• Aim of the exercise:
Every record is to be printed exactly as it appears.

• The input:
def plan_options(model, B):
    env = os.environ.get
    x3 = model.dtype in C.X3_TYPES
    x3_split = env('GPP_X3_SPLIT', '2')
    x3_level = int(x3_split) if x3 else 0
    chunks = env('GPP_STAGE_CHUNKS')
    tail_widths = env('GPP_FUSE_TAIL', '64,128')
    fuse_tail = [int(v) for v in tail_widths.split(',') if v.strip() and int(v) > 0]
    if x3:
        fuse_tail = [v for v in fuse_tail if v == 64] if x3_level >= 2 else []
    elif model.esz == 4:
        fuse_tail = []
    block_widths = env('GPP_FUSE_BLOCK', '64,128')
# ... 17 lines not shown
        fuse_inproj_rounds=float(env('GPP_FUSE_INPROJ_MIN_ROUNDS', FUSE_INPROJ_MIN_ROUNDS)),
        br1_lane=env('GPP_BR1_LANE', '1') != '0',
        fpn_lanes=fpn_lanes,
        p4_lane=1 if (fpn_lanes and env('GPP_P4_LANE', '1') != '0') else 0,
        head_lanes=head_lanes,
        decode_overlap=overlap,
        cls_lane=2 if (overlap and env('GPP_CLS_LANE', '1' if B <= 2 else '0') != '0') else 0,
        autotune=env('GPP_AUTOTUNE', '1') != '0',
        sparse_heads=max(1e-9, float(env('GPP_SPARSE_HEADS_MAX_SHARE', SPARSE_HEADS_MAX_SHARE))) if sparse else 0.0,
        sparse_tower=(max(1e-9, float(env('GPP_SPARSE_TOWER_MAX_SHARE', SPARSE_TOWER_MAX_SHARE)))
                      if (sparse and env('GPP_SPARSE_TOWER', '1') != '0') else 0.0),
        sparse_tower_rounds=float(env('GPP_SPARSE_TOWER_MIN_ROUNDS', SPARSE_TOWER_MIN_ROUNDS)),
        sparse_deep=max(1e-9, float(env('GPP_SPARSE_TOWER_DEEP_MAX_SHARE', SPARSE_TOWER_DEEP_MAX_SHARE))),
        sparse_deep_rounds=float(env('GPP_SPARSE_TOWER_DEEP_MIN_ROUNDS', SPARSE_TOWER_DEEP_MIN_ROUNDS)),
        sparse_depth=int(env('GPP_SPARSE_TOWER_DEPTH', SPARSE_TOWER_DEPTH)),
        tune_key='x3split={};fuse={}/{};plan={}{}'.format(x3_split, tail_widths, block_widths, model.plan_mode,
                                                          C.latency_split_config() if model.plan_mode == 'latency' else '') +
                 (';audit' if model.audit else '') + ('' if inproj else ';inproj=0'))


INPROJ_TILE = (8, 14)
FUSE_INPROJ_MIN_ROUNDS = '1'


def inproj_rounds(images, h, w):
    th, tw = INPROJ_TILE
    return images * (-(-h // th)) * (-(-w // tw)) / (2.0 * COMPUTE_UNITS)


def block_form(opts, width, projection, split_input, halves, join, inproj=None):
    if (projection and inproj is not None and opts.fuse_block_inproj and width == 64 and width in opts.fuse_block and inproj[0] == 1 and
            inproj_rounds(*inproj[1:]) > opts.fuse_inproj_rounds):
        return 'block', 'inproj'
# ... 103 lines not shown
        self.flag = torch.ones((1,), dtype=i32, device=device)
        self.dense, self.gathered = [], []
        self.lists_joined = False
        self.tower, self.tower_max_rows = [], 0
        self.tower_bitmap = self.tower_rows = self.tower_counts = self.tower_flag = self.range_scratch = None
        if tower_share > 0.0:
            self.tower_max_rows = max(0, min(total, int(tower_share * total)))
            self.tower_bitmap = torch.zeros_like(self.bitmap)
            self.tower_rows = torch.zeros_like(self.rows)
            self.tower_counts = torch.zeros_like(self.counts)
            self.tower_flag = torch.ones_like(self.flag)
            self.range_scratch = torch.zeros((1,), dtype=torch.int64, device=device)

        self.deep, self.deep_layers, self.deep_max_rows, self.deep_handle = [], 0, 0, 0
        self.deep_bitmaps = self.deep_rows = self.deep_counts = self.deep_flags = self.deep_stats = None
        self.tower0 = self.tower0_carrier = None
        self.tower0_handle = 0
        self.tower0_bitmap = self.tower0_rows = self.tower0_counts = self.tower0_flag = self.tower0_stats = None

    def add_tower0(self, torch):
        self.tower0_bitmap = torch.zeros_like(self.bitmap)
        self.tower0_rows = torch.zeros_like(self.rows)
        self.tower0_counts = torch.zeros_like(self.counts)
        self.tower0_flag = torch.ones_like(self.flag)
        self.tower0_stats = torch.zeros_like(self.flag)

    def tower0_tensors(self):
        if self.tower0_rows is None:
            return []
        return [self.tower0_bitmap, self.tower0_rows, self.tower0_counts, self.tower0_flag, self.tower0_stats]
# ... 25 lines not shown
    def deep_desc(self, cls_logits, n_anchors, num_base_anchors, score_thr):
        d = hip.DeepListDesc()
        d.cls_logits = cls_logits.data_ptr()
        d.marks, d.radius1, d.radius2, d.radius3 = [t.data_ptr() for t in self.deep_bitmaps]
        d.rows2, d.counts2, d.flag2 = self.deep_rows[0].data_ptr(), self.deep_counts[0].data_ptr(), self.deep_flags[0].data_ptr()
        if self.deep_layers > 1:
            d.rows1, d.counts1, d.flag1 = self.deep_rows[1].data_ptr(), self.deep_counts[1].data_ptr(), self.deep_flags[1].data_ptr()
        d.stats = self.deep_stats.data_ptr()
        if self.tower0_rows is not None:
            d.radius4, d.rows0, d.counts0 = self.tower0_bitmap.data_ptr(), self.tower0_rows.data_ptr(), self.tower0_counts.data_ptr()
            d.flag0, d.stats0 = self.tower0_flag.data_ptr(), self.tower0_stats.data_ptr()
        d.n_anchors, d.B, d.num_base_anchors, d.n_levels = n_anchors, self.B, num_base_anchors, len(self.level_pixels)
        d.max_rows, d.tower_max_rows, d.deep_max_rows, d.score_thr = self.max_rows, self.tower_max_rows, self.deep_max_rows, score_thr
        d.level_pixels = (ctypes.c_int32 * hip.GPP_MAX_GROUPS)(*self.level_pixels)
        d.level_width = (ctypes.c_int32 * hip.GPP_MAX_GROUPS)(*self.level_widths)
        return d

    def register_deep(self, desc):
        handle = ctypes.c_int32(0)
        hip.check(hip.lib().gpp_detect_deep_lists_register(ctypes.byref(desc), ctypes.byref(handle)), 'gpp_detect_deep_lists_register')
        self.deep_handle = int(handle.value)
        return self.deep_handle

    def __del__(self):
        if getattr(self, 'deep_handle', 0):
            try:
                hip.lib().gpp_detect_deep_lists_release(self.deep_handle)
            except Exception:
                pass
            self.deep_handle = 0
# ... 31 lines not shown
        for flag in list(self.deep_flags or ()) + ([self.tower0_flag] if self.tower0_flag is not None else []):
            flag.fill_(1)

• Output:
def plan_options(model, B):
    env = os.environ.get
    x3 = model.dtype in C.X3_TYPES
    x3_split = env('GPP_X3_SPLIT', '2')
    x3_level = int(x3_split) if x3 else 0
    chunks = env('GPP_STAGE_CHUNKS')
    tail_widths = env('GPP_FUSE_TAIL', '64,128')
    fuse_tail = [int(v) for v in tail_widths.split(',') if v.strip() and int(v) > 0]
    if x3:
        fuse_tail = [v for v in fuse_tail if v == 64] if x3_level >= 2 else []
    elif model.esz == 4:
        fuse_tail = []
    block_widths = env('GPP_FUSE_BLOCK', '64,128')
# ... 17 lines not shown
        fuse_inproj_rounds=float(env('GPP_FUSE_INPROJ_MIN_ROUNDS', FUSE_INPROJ_MIN_ROUNDS)),
        br1_lane=env('GPP_BR1_LANE', '1') != '0',
        fpn_lanes=fpn_lanes,
        p4_lane=1 if (fpn_lanes and env('GPP_P4_LANE', '1') != '0') else 0,
        head_lanes=head_lanes,
        decode_overlap=overlap,
        cls_lane=2 if (overlap and env('GPP_CLS_LANE', '1' if B <= 2 else '0') != '0') else 0,
        autotune=env('GPP_AUTOTUNE', '1') != '0',
        sparse_heads=max(1e-9, float(env('GPP_SPARSE_HEADS_MAX_SHARE', SPARSE_HEADS_MAX_SHARE))) if sparse else 0.0,
        sparse_tower=(max(1e-9, float(env('GPP_SPARSE_TOWER_MAX_SHARE', SPARSE_TOWER_MAX_SHARE)))
                      if (sparse and env('GPP_SPARSE_TOWER', '1') != '0') else 0.0),
        sparse_tower_rounds=float(env('GPP_SPARSE_TOWER_MIN_ROUNDS', SPARSE_TOWER_MIN_ROUNDS)),
        sparse_deep=max(1e-9, float(env('GPP_SPARSE_TOWER_DEEP_MAX_SHARE', SPARSE_TOWER_DEEP_MAX_SHARE))),
        sparse_deep_rounds=float(env('GPP_SPARSE_TOWER_DEEP_MIN_ROUNDS', SPARSE_TOWER_DEEP_MIN_ROUNDS)),
        sparse_depth=int(env('GPP_SPARSE_TOWER_DEPTH', SPARSE_TOWER_DEPTH)),
        tune_key='x3split={};fuse={}/{};plan={}{}'.format(x3_split, tail_widths, block_widths, model.plan_mode,
                                                          C.latency_split_config() if model.plan_mode == 'latency' else '') +
                 (';audit' if model.audit else '') + ('' if inproj else ';inproj=0'))


INPROJ_TILE = (8, 14)
FUSE_INPROJ_MIN_ROUNDS = '1'


def inproj_rounds(images, h, w):
    th, tw = INPROJ_TILE
    return images * (-(-h // th)) * (-(-w // tw)) / (2.0 * COMPUTE_UNITS)


def block_form(opts, width, projection, split_input, halves, join, inproj=None):
    if (projection and inproj is not None and opts.fuse_block_inproj and width == 64 and width in opts.fuse_block and inproj[0] == 1 and
            inproj_rounds(*inproj[1:]) > opts.fuse_inproj_rounds):
        return 'block', 'inproj'
# ... 103 lines not shown
        self.flag = torch.ones((1,), dtype=i32, device=device)
        self.dense, self.gathered = [], []
        self.lists_joined = False
        self.tower, self.tower_max_rows = [], 0
        self.tower_bitmap = self.tower_rows = self.tower_counts = self.tower_flag = self.range_scratch = None
        if tower_share > 0.0:
            self.tower_max_rows = max(0, min(total, int(tower_share * total)))
            self.tower_bitmap = torch.zeros_like(self.bitmap)
            self.tower_rows = torch.zeros_like(self.rows)
            self.tower_counts = torch.zeros_like(self.counts)
            self.tower_flag = torch.ones_like(self.flag)
            self.range_scratch = torch.zeros((1,), dtype=torch.int64, device=device)

        self.deep, self.deep_layers, self.deep_max_rows, self.deep_handle = [], 0, 0, 0
        self.deep_bitmaps = self.deep_rows = self.deep_counts = self.deep_flags = self.deep_stats = None
        self.tower0 = self.tower0_carrier = None
        self.tower0_handle = 0
        self.tower0_bitmap = self.tower0_rows = self.tower0_counts = self.tower0_flag = self.tower0_stats = None

    def add_tower0(self, torch):
        self.tower0_bitmap = torch.zeros_like(self.bitmap)
        self.tower0_rows = torch.zeros_like(self.rows)
        self.tower0_counts = torch.zeros_like(self.counts)
        self.tower0_flag = torch.ones_like(self.flag)
        self.tower0_stats = torch.zeros_like(self.flag)

    def tower0_tensors(self):
        if self.tower0_rows is None:
            return []
        return [self.tower0_bitmap, self.tower0_rows, self.tower0_counts, self.tower0_flag, self.tower0_stats]
# ... 25 lines not shown
    def deep_desc(self, cls_logits, n_anchors, num_base_anchors, score_thr):
        d = hip.DeepListDesc()
        d.cls_logits = cls_logits.data_ptr()
        d.marks, d.radius1, d.radius2, d.radius3 = [t.data_ptr() for t in self.deep_bitmaps]
        d.rows2, d.counts2, d.flag2 = self.deep_rows[0].data_ptr(), self.deep_counts[0].data_ptr(), self.deep_flags[0].data_ptr()
        if self.deep_layers > 1:
            d.rows1, d.counts1, d.flag1 = self.deep_rows[1].data_ptr(), self.deep_counts[1].data_ptr(), self.deep_flags[1].data_ptr()
        d.stats = self.deep_stats.data_ptr()
        if self.tower0_rows is not None:
            d.radius4, d.rows0, d.counts0 = self.tower0_bitmap.data_ptr(), self.tower0_rows.data_ptr(), self.tower0_counts.data_ptr()
            d.flag0, d.stats0 = self.tower0_flag.data_ptr(), self.tower0_stats.data_ptr()
        d.n_anchors, d.B, d.num_base_anchors, d.n_levels = n_anchors, self.B, num_base_anchors, len(self.level_pixels)
        d.max_rows, d.tower_max_rows, d.deep_max_rows, d.score_thr = self.max_rows, self.tower_max_rows, self.deep_max_rows, score_thr
        d.level_pixels = (ctypes.c_int32 * hip.GPP_MAX_GROUPS)(*self.level_pixels)
        d.level_width = (ctypes.c_int32 * hip.GPP_MAX_GROUPS)(*self.level_widths)
        return d

    def register_deep(self, desc):
        handle = ctypes.c_int32(0)
        hip.check(hip.lib().gpp_detect_deep_lists_register(ctypes.byref(desc), ctypes.byref(handle)), 'gpp_detect_deep_lists_register')
        self.deep_handle = int(handle.value)
        return self.deep_handle

    def __del__(self):
        if getattr(self, 'deep_handle', 0):
            try:
                hip.lib().gpp_detect_deep_lists_release(self.deep_handle)
            except Exception:
                pass
            self.deep_handle = 0
# ... 31 lines not shown
        for flag in list(self.deep_flags or ()) + ([self.tower0_flag] if self.tower0_flag is not None else []):
            flag.fill_(1)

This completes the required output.